What you have to do:
Show all lines containing "kCamSlots" from the data below.

[Stored items]
Segment Open
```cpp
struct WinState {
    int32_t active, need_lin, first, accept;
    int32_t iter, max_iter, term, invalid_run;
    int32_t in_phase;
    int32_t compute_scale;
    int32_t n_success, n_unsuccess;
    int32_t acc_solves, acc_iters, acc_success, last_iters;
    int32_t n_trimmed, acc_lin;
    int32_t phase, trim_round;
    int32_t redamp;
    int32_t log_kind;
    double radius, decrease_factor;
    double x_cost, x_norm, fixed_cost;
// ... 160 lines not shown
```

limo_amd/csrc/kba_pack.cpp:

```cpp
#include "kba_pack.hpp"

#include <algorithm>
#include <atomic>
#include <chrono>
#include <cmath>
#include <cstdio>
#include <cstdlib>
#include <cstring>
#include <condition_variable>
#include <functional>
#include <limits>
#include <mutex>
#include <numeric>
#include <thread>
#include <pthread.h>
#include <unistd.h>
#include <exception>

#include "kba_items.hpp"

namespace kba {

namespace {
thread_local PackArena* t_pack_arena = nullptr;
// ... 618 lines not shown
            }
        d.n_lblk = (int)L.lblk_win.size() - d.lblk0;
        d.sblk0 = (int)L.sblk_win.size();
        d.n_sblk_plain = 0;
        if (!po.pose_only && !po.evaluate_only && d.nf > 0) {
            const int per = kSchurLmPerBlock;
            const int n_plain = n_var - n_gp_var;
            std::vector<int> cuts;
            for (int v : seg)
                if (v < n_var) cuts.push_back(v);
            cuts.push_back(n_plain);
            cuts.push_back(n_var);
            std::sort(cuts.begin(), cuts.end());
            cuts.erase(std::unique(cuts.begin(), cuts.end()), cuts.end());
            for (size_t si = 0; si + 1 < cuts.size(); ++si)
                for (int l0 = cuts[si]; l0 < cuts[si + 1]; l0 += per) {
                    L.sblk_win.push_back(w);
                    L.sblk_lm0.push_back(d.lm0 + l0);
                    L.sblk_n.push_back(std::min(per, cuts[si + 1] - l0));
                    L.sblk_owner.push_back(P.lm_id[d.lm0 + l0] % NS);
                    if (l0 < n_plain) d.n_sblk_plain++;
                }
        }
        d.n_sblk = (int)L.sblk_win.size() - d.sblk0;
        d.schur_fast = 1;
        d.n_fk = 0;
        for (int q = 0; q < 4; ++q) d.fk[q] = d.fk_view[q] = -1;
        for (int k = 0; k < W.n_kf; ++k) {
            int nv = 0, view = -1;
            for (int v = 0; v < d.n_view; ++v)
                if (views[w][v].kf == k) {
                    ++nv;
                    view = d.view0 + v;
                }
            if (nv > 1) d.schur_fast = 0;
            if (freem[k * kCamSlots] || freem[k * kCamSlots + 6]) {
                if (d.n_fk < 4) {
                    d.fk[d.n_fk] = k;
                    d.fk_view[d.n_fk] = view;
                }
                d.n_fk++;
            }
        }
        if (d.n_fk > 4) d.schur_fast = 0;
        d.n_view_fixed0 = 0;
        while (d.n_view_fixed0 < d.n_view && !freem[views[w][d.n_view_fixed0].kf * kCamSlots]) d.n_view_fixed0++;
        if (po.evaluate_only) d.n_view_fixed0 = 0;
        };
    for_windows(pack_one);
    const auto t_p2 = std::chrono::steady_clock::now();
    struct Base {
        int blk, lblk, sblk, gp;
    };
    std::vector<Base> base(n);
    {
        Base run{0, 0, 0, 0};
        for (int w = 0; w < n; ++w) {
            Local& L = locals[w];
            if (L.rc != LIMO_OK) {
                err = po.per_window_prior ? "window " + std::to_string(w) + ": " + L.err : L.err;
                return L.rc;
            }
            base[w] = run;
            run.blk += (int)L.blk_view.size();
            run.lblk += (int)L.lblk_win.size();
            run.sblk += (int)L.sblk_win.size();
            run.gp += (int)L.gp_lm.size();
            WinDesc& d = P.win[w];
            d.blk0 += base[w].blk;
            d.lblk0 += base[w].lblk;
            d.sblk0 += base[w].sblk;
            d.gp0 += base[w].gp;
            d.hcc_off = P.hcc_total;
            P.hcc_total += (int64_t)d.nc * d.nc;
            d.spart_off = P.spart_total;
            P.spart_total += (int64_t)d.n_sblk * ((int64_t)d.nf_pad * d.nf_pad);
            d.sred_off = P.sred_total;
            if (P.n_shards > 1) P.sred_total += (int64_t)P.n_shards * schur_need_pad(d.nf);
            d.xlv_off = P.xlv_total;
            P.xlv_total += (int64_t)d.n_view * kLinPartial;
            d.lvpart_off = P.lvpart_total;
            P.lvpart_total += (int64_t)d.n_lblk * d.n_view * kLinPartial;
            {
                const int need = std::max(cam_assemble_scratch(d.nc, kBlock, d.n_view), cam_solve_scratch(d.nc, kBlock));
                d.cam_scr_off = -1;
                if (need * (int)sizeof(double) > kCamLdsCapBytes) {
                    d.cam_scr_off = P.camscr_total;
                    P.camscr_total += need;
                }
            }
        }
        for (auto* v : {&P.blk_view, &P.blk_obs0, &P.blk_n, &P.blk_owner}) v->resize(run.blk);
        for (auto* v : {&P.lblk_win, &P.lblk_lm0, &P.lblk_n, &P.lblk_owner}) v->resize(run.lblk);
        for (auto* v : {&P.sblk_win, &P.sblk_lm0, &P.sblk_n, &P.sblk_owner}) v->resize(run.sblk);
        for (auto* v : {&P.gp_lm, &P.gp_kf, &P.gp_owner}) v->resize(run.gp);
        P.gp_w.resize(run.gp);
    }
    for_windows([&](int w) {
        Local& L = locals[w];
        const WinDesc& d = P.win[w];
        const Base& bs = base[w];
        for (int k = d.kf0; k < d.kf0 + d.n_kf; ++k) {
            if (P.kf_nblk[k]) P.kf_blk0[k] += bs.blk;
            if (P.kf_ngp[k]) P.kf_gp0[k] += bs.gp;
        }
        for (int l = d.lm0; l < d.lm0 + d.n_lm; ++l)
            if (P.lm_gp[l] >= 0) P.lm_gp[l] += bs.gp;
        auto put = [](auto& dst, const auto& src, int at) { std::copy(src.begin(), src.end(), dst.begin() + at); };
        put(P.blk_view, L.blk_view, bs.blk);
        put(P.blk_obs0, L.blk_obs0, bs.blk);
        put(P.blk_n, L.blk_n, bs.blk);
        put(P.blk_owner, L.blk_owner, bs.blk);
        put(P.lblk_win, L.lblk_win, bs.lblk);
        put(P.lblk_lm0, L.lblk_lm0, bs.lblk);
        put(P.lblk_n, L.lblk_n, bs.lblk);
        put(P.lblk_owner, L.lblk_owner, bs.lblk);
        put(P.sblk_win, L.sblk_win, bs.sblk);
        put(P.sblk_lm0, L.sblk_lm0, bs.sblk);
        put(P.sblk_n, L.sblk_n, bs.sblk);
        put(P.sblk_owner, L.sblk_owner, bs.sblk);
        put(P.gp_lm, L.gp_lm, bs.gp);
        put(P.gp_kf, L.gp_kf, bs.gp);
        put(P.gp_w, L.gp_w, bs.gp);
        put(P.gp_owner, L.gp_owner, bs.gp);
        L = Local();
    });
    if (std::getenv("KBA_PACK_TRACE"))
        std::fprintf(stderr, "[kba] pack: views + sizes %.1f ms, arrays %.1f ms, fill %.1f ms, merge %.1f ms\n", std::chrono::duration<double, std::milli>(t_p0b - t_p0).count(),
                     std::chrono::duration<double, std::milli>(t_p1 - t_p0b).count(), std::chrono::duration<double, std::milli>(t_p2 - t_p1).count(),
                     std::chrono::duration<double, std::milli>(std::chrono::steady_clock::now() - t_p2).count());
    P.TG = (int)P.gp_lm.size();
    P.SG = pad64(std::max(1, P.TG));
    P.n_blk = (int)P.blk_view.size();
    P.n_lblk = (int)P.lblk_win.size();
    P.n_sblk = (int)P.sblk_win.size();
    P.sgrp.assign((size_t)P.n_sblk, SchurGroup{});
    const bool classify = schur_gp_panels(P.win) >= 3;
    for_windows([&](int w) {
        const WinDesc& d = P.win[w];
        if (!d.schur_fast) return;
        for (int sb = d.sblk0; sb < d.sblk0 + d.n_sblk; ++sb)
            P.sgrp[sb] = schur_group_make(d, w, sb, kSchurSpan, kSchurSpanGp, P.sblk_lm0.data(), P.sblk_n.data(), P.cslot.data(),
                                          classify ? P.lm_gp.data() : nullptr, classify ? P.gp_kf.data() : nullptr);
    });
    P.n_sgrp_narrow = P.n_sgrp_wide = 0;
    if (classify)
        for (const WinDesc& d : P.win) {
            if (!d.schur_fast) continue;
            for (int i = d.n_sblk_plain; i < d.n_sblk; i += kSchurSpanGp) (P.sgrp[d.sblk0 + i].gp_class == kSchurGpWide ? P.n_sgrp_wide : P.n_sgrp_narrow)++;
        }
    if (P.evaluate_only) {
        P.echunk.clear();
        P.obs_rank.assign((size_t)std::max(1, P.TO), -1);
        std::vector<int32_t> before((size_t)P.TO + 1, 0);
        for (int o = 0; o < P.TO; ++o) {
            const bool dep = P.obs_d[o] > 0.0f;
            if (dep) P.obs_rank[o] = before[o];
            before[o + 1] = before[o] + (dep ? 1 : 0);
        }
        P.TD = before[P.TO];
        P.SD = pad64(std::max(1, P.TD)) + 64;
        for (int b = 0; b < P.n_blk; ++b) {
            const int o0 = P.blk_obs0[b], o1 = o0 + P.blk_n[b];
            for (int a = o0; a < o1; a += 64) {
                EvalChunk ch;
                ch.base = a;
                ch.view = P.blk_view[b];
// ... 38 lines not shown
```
Segment Closed
Answer:
            if (freem[k * kCamSlots] || freem[k * kCamSlots + 6]) {
        while (d.n_view_fixed0 < d.n_view && !freem[views[w][d.n_view_fixed0].kf * kCamSlots]) d.n_view_fixed0++;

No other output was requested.